### EXERCISE DESCRIPTION:
Lines in the entries below where the word "shown" shows up should each be copied.

### DATA PROVIDED:
## Partition octree keys in place with a single LDS key buffer

The octree split now partitions keys in place within one buffer instead of ping-ponging between two buffers. Large nodes stage through a global scratch buffer and copy back. Node structs drop their seq/flags fields, and child counts are packed into 64-bit words. The sort keys alias the next node list, and a new 16-lane group split handles mid-sized nodes. The aim is to halve the LDS needed for keys so more levels keep their keys on-chip, and to spread mid-size node work across lanes. The cost is an extra copy-back for big nodes and more complex LDS aliasing.

```diff
diff --git a/orb_slam2_2021_amd/csrc/orbfe_extract.hip b/orb_slam2_2021_amd/csrc/orbfe_extract.hip
--- a/orb_slam2_2021_amd/csrc/orbfe_extract.hip
+++ b/orb_slam2_2021_amd/csrc/orbfe_extract.hip
@@ -1042,25 +1042,55 @@
   if (lane == 0) *cnt_out = count;
 }
 
-#define OCT_MISC_SCALAR 16
-#define OCT_MISC_INTS 32
+#define OCT_MISC_SCALAR 48
+#define OCT_MISC_INTS 64
 struct ONode {
   int16_t x0, y0, x1, y1;
-  int32_t begin, count, seq, flags;
+  int32_t begin, count;
 };
 
+__device__ __forceinline__ unsigned long long pack_cc(int4 c) {
+  return (unsigned long long)c.x | ((unsigned long long)c.y << 21) | ((unsigned long long)c.z << 42);
+}
+__device__ __forceinline__ int4 unpack_cc(unsigned long long v, int count) {
+  const int x = (int)(v & 0x1fffffull), y = (int)((v >> 21) & 0x1fffffull), z = (int)(v >> 42);
+  return make_int4(x, y, z, count - x - y - z);
+}
+
+struct OctLds {
+  ONode *nodes0, *nodes1;
+  unsigned long long* cc;
+  int *sa, *sb, *sx, *misc;
+  uint32_t* keys;
+};
+__host__ __device__ __forceinline__ size_t oct_list_bytes(int node_cap, int sort_cap) {
+  const size_t nb = sizeof(ONode) * (size_t)node_cap, sb = sizeof(unsigned long long) * (size_t)sort_cap;
+  return ((nb > sb ? nb : sb) + 15) & ~(size_t)15;
+}
+__device__ __forceinline__ OctLds oct_lds(uint8_t* smem, int NC, int SC, int SA) {
+  OctLds o;
+  const size_t lb = oct_list_bytes(NC, SC);
+  o.nodes0 = reinterpret_cast<ONode*>(smem);
+  o.nodes1 = reinterpret_cast<ONode*>(smem + lb);
+  o.cc = reinterpret_cast<unsigned long long*>(smem + 2 * lb);
+  o.sa = reinterpret_cast<int*>(o.cc + NC);
+  o.sb = o.sa + SA;
+  o.sx = o.sb + SA;
+  o.misc = o.sx + SA;
+  o.keys = reinterpret_cast<uint32_t*>(o.misc + OCT_MISC_INTS);
+  return o;
+}
 
 __device__ __forceinline__ int child_of(uint32_t key, int mx, int my) {
   return (key_x(key) >= mx ? 1 : 0) | (key_y(key) >= my ? 2 : 0);
 }
 
-__device__ __forceinline__ int4 wave_child_counts(const ONode& nd, const uint32_t* ka, const uint32_t* kb) {
-  const uint32_t* src = (nd.flags & 1) ? kb : ka;
+__device__ __forceinline__ int4 wave_child_counts(const ONode& nd, const uint32_t* k) {
   const int mx = nd.x0 + ((nd.x1 - nd.x0 + 1) >> 1), my = nd.y0 + ((nd.y1 - nd.y0 + 1) >> 1);
   int c0 = 0, c1 = 0, c2 = 0, c3 = 0;
   for (int i0 = 0; i0 < nd.count; i0 += 64) {
     const int i = i0 + lane_id();
-    const int ch = i < nd.count ? child_of(src[nd.begin + i], mx, my) : -1;
+    const int ch = i < nd.count ? child_of(k[nd.begin + i], mx, my) : -1;
     c0 += __popcll(wave_ballot(ch == 0));
     c1 += __popcll(wave_ballot(ch == 1));
     c2 += __popcll(wave_ballot(ch == 2));
@@ -1069,9 +1099,7 @@
   return make_int4(c0, c1, c2, c3);
 }
 
-__device__ __forceinline__ void wave_child_partition(const ONode& nd, int4 cnt, uint32_t* ka, uint32_t* kb) {
-  const uint32_t* src = (nd.flags & 1) ? kb : ka;
-  uint32_t* dst = (nd.flags & 1) ? ka : kb;
+__device__ __forceinline__ void wave_child_partition_staged(const ONode& nd, int4 cnt, uint32_t* k, uint32_t* g) {
   const int mx = nd.x0 + ((nd.x1 - nd.x0 + 1) >> 1), my = nd.y0 + ((nd.y1 - nd.y0 + 1) >> 1);
   int o0 = nd.begin, o1 = o0 + cnt.x, o2 = o1 + cnt.y, o3 = o2 + cnt.z;
   for (int i0 = 0; i0 < nd.count; i0 += 64) {
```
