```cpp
int eqf_last_gamma(eqf_ctx* c, double* out, int cap) {
    if (!c || !out)
        return EQF_E_BAD_ARG;
    { int _r = keep_last_gamma(c); if (_r) return _r; }
    if ((int)c->last_gamma.size() > cap)
        return EQF_E_CAPACITY;
    std::memcpy(out, c->last_gamma.data(), sizeof(double) * c->last_gamma.size());
    return (int)c->last_gamma.size();
}

int eqf_compute_nees(eqf_ctx* c, const double* ts, const int* tids, const double* tp, int ntrue, double* nees) {
    if (!c || !ts || !nees || ntrue < 0 || (ntrue > 0 && (!tids || !tp)))
        return EQF_E_BAD_ARG;
    { int _e = enter(c); if (_e) return _e; }
    const int N = c->N, n = c->n();
    const int np = n + (n & 1);
    std::vector<double> q0(3 * (size_t)N + 3), Q(5 * (size_t)N + 5);
    std::vector<int> ids(N + 1);
    double s0[23], g0[23];
    int rc = eqf_get_state(c, s0, g0, ids.data(), q0.data(), Q.data(), N);
    if (rc < 0)
        return rc;
    std::vector<double> eps(np, 0.0);
    nees_sensor_error(c->xi0, c->X, c->chart, ts, eps.data());
    for (int i = 0; i < N; ++i) {
        int jt = -1;
        for (int t = 0; t < ntrue; ++t)
            if (tids[t] == ids[i]) {
                jt = t;
                break;
            }
        if (jt < 0)
            return EQF_E_BAD_ARG;
        const V3 ptrue = v3(tp[3 * jt], tp[3 * jt + 1], tp[3 * jt + 2]);
        const Qt qi{Q[5 * i], Q[5 * i + 1], Q[5 * i + 2], Q[5 * i + 3]};
        const V3 pe = Q[5 * i + 4] * q_rot(qi, ptrue);
        const V3 q0i = v3(q0[3 * i], q0[3 * i + 1], q0[3 * i + 2]);
        const V3 e = c->chart == EQVIO_COORD_NORMAL ? normal_chart(pe, q0i) : point_chart(c->chart == EQVIO_COORD_INVDEPTH, pe, q0i);
        pack_v3(e, eps.data() + 21 + 3 * i);
    }
    if (!c->d_Zn) {
        const int npcap = c->ncap + 1;
        c->ldzn = pick_ld(npcap + 1);
        HIPCHK(hipMalloc(&c->d_Zn, sizeof(double) * (size_t)c->ldzn * npcap));
        HIPCHK(hipMalloc(&c->d_Wn, sizeof(double) * (size_t)c->ldzn * npcap));
        HIPCHK(hipMalloc(&c->d_perm, sizeof(int) * 2 * (size_t)(c->ncap + 2)));
    }
    { int _r = keep_last_gamma(c); if (_r) return _r; }
    { int _r = sync_ctx(c); if (_r) return _r; }
    std::memcpy(c->h_buf, eps.data(), sizeof(double) * np);
    HIPCHK(hipMemcpyAsync(c->d_gamma, c->h_buf, sizeof(double) * np, hipMemcpyHostToDevice, c->stream));
    HIPCHK(hipMemsetAsync(c->d_flags, 0, sizeof(int) * 4, c->stream));
    LAUNCH_TS(c, k_build_nees, dim3(blocks(np + 1, 256), np), dim3(256), c->stream, n, np, c->ld, c->ldzn, (const TS*)c->sigma(), c->d_gamma, c->d_Zn);
    HIPCHK(hipGetLastError());
    rc = launch_chain(c, np + 1, np, c->ldzn, c->d_Zn, c->d_Wn);
    if (rc)
        return rc;
    hipLaunchKernelGGL(k_sumsq_row, dim3(1), dim3(256), 0, c->stream, np, c->ldzn, c->d_Wn, np, c->d_stats);
    HIPCHK(hipGetLastError());
    HIPCHK(hipMemcpyAsync(c->h_buf, c->d_stats, sizeof(double), hipMemcpyDeviceToHost, c->stream));
    rc = read_flags(c);
    if (rc)
        return rc;
    if (c->h_flags[0]) {
        ++c->nees_lu_fallbacks;
        std::memcpy(c->h_buf, eps.data(), sizeof(double) * np);
        HIPCHK(hipMemcpyAsync(c->d_gamma, c->h_buf, sizeof(double) * np, hipMemcpyHostToDevice, c->stream));
        LAUNCH_TS(c, k_build_nees, dim3(blocks(np + 1, 256), np), dim3(256), c->stream, n, np, c->ld, c->ldzn, (const TS*)c->sigma(), c->d_gamma, c->d_Zn);
        hipLaunchKernelGGL(k_iota, dim3(blocks(np, 256)), dim3(256), 0, c->stream, np, c->d_perm);
        const int pstride = c->ncap + 2;
        for (int k = 0; k < np; ++k)
            hipLaunchKernelGGL(k_ge_step, dim3(std::max(1, blocks(np - k - 1, GE_ROWS))), dim3(256), 0, c->stream, np, c->ldzn, k, c->d_Zn, c->d_perm + (k & 1) * pstride,
                               c->d_perm + ((k + 1) & 1) * pstride);
        hipLaunchKernelGGL(k_ge_back, dim3(1), dim3(1024), sizeof(double) * (np + 16), c->stream, n, np, c->ldzn, c->d_Zn, c->d_perm + (np & 1) * pstride, c->d_gamma, c->d_stats);
        HIPCHK(hipGetLastError());
        HIPCHK(hipMemcpyAsync(c->h_buf, c->d_stats, sizeof(double), hipMemcpyDeviceToHost, c->stream));
        { int _r = sync_ctx(c); if (_r) return _r; }
    }
    *nees = c->h_buf[0] / (double)n;
    return 0;
}

int eqf_debug_get_W(eqf_ctx* c, double* out, int rows, int cols) {
    if (!c || !out || rows <= 0 || cols <= 0 || rows > c->ldz || cols > c->mcap)
        return EQF_E_BAD_ARG;
    { int _r = sync_ctx(c); if (_r) return _r; }
    HIPCHK(hipMemcpy2D(out, sizeof(double) * rows, c->d_W, sizeof(double) * c->ldz, sizeof(double) * rows, cols, hipMemcpyDeviceToHost));
    return 0;
}

int eqf_debug_lookahead_stamps(eqf_ctx* c, unsigned long long* out768) {
    if (!c || !out768 || !c->d_ladbg)
        return EQF_E_BAD_ARG;
    { int _r = sync_ctx(c); if (_r) return _r; }
    HIPCHK(hipMemcpy(out768, c->d_ladbg, 96 * 8 * sizeof(unsigned long long), hipMemcpyDeviceToHost));
    return 0;
}

int eqf_measure_in_propagate_stats(eqf_ctx* c, long* used, int reset) {
    if (!c || !used)
        return EQF_E_BAD_ARG;
    *used = c->me_used;
    if (reset)
        c->me_used = 0;
    return 0;
}
int eqf_z_in_lookahead_stats(eqf_ctx* c, long* launches, int reset) {
    if (!c || !launches)
        return EQF_E_BAD_ARG;
    *launches = c->zb_launches;
    if (reset)
        c->zb_launches = 0;
    return 0;
}
int eqf_gather_stats(eqf_ctx* c, long* launches, int reset) {
    if (!c || !launches)
        return EQF_E_BAD_ARG;
    *launches = c->gather_launches;
    if (reset)
        c->gather_launches = 0;
    return 0;
}
int eqf_speculation_stats(eqf_ctx* c, long* calls, long* queued, long* cancelled, int reset) {
    if (!c || !calls || !queued || !cancelled)
        return EQF_E_BAD_ARG;
    *calls = c->spec_calls;
    *queued = c->spec_queued;
    *cancelled = c->spec_cancelled;
    if (reset)
        c->spec_calls = c->spec_queued = c->spec_cancelled = 0;
    return 0;
}

int eqf_debug_syrk_order(int nt, int* tile_of_block) {
    if (nt < 1 || nt > 4095 || !tile_of_block)
        return EQF_E_BAD_ARG;
    build_syrk_order(nt, tile_of_block);
    return 0;
}
int eqf_lookahead_stats(eqf_ctx* c, long* launches, long* fallbacks, int reset) {
// ... 916 lines not shown
```

eqvio_amd/host/VIOFilter.cpp:

```cpp
#include "VIOFilter.hpp"
#include "../csrc/host_prof.hpp"
#include <optional>
#include <algorithm>
#include <cmath>
#include <cstring>
#include <numeric>

namespace eqvio_amd {
namespace { constexpr double GRAVITY_CONSTANT_ = 9.80665; }

using namespace eqf;

thread_local LoopTimer loopTimer;

void LoopTimer::startTiming(const std::string& label) { timerStartPoints.at(label) = timer_clock::now(); }
void LoopTimer::endTiming(const std::string& label) {
    const timer_clock::time_point now = timer_clock::now();
    currentLoopTimingData.timings[label] = now - timerStartPoints.at(label);
}
void LoopTimer::startLoop() {
    for (const auto& kv : timerStartPoints)
        currentLoopTimingData.timings[kv.first] = timer_duration(0);
    currentLoopTimingData.loopTimeStart = timer_clock::now() - timerOrigin;
}
// ... 186 lines not shown
    check(eqf_get_sigma(ctx, S.d.data(), S.r), "eqf_get_sigma");
    return S;
}
void VIO_eqf::setSigma(const MatrixXd& S) { settleInvalid(); check(eqf_set_sigma(ctx, S.d.data(), S.r), "eqf_set_sigma"); }
void VIO_eqf::setSigmaDiag(const std::vector<double>& diag) { settleInvalid(); check(eqf_set_sigma_diag(ctx, diag.data(), (int)diag.size()), "eqf_set_sigma_diag"); }
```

### COMPLETED EXERCISE:
// ... 916 lines not shown
// ... 186 lines not shown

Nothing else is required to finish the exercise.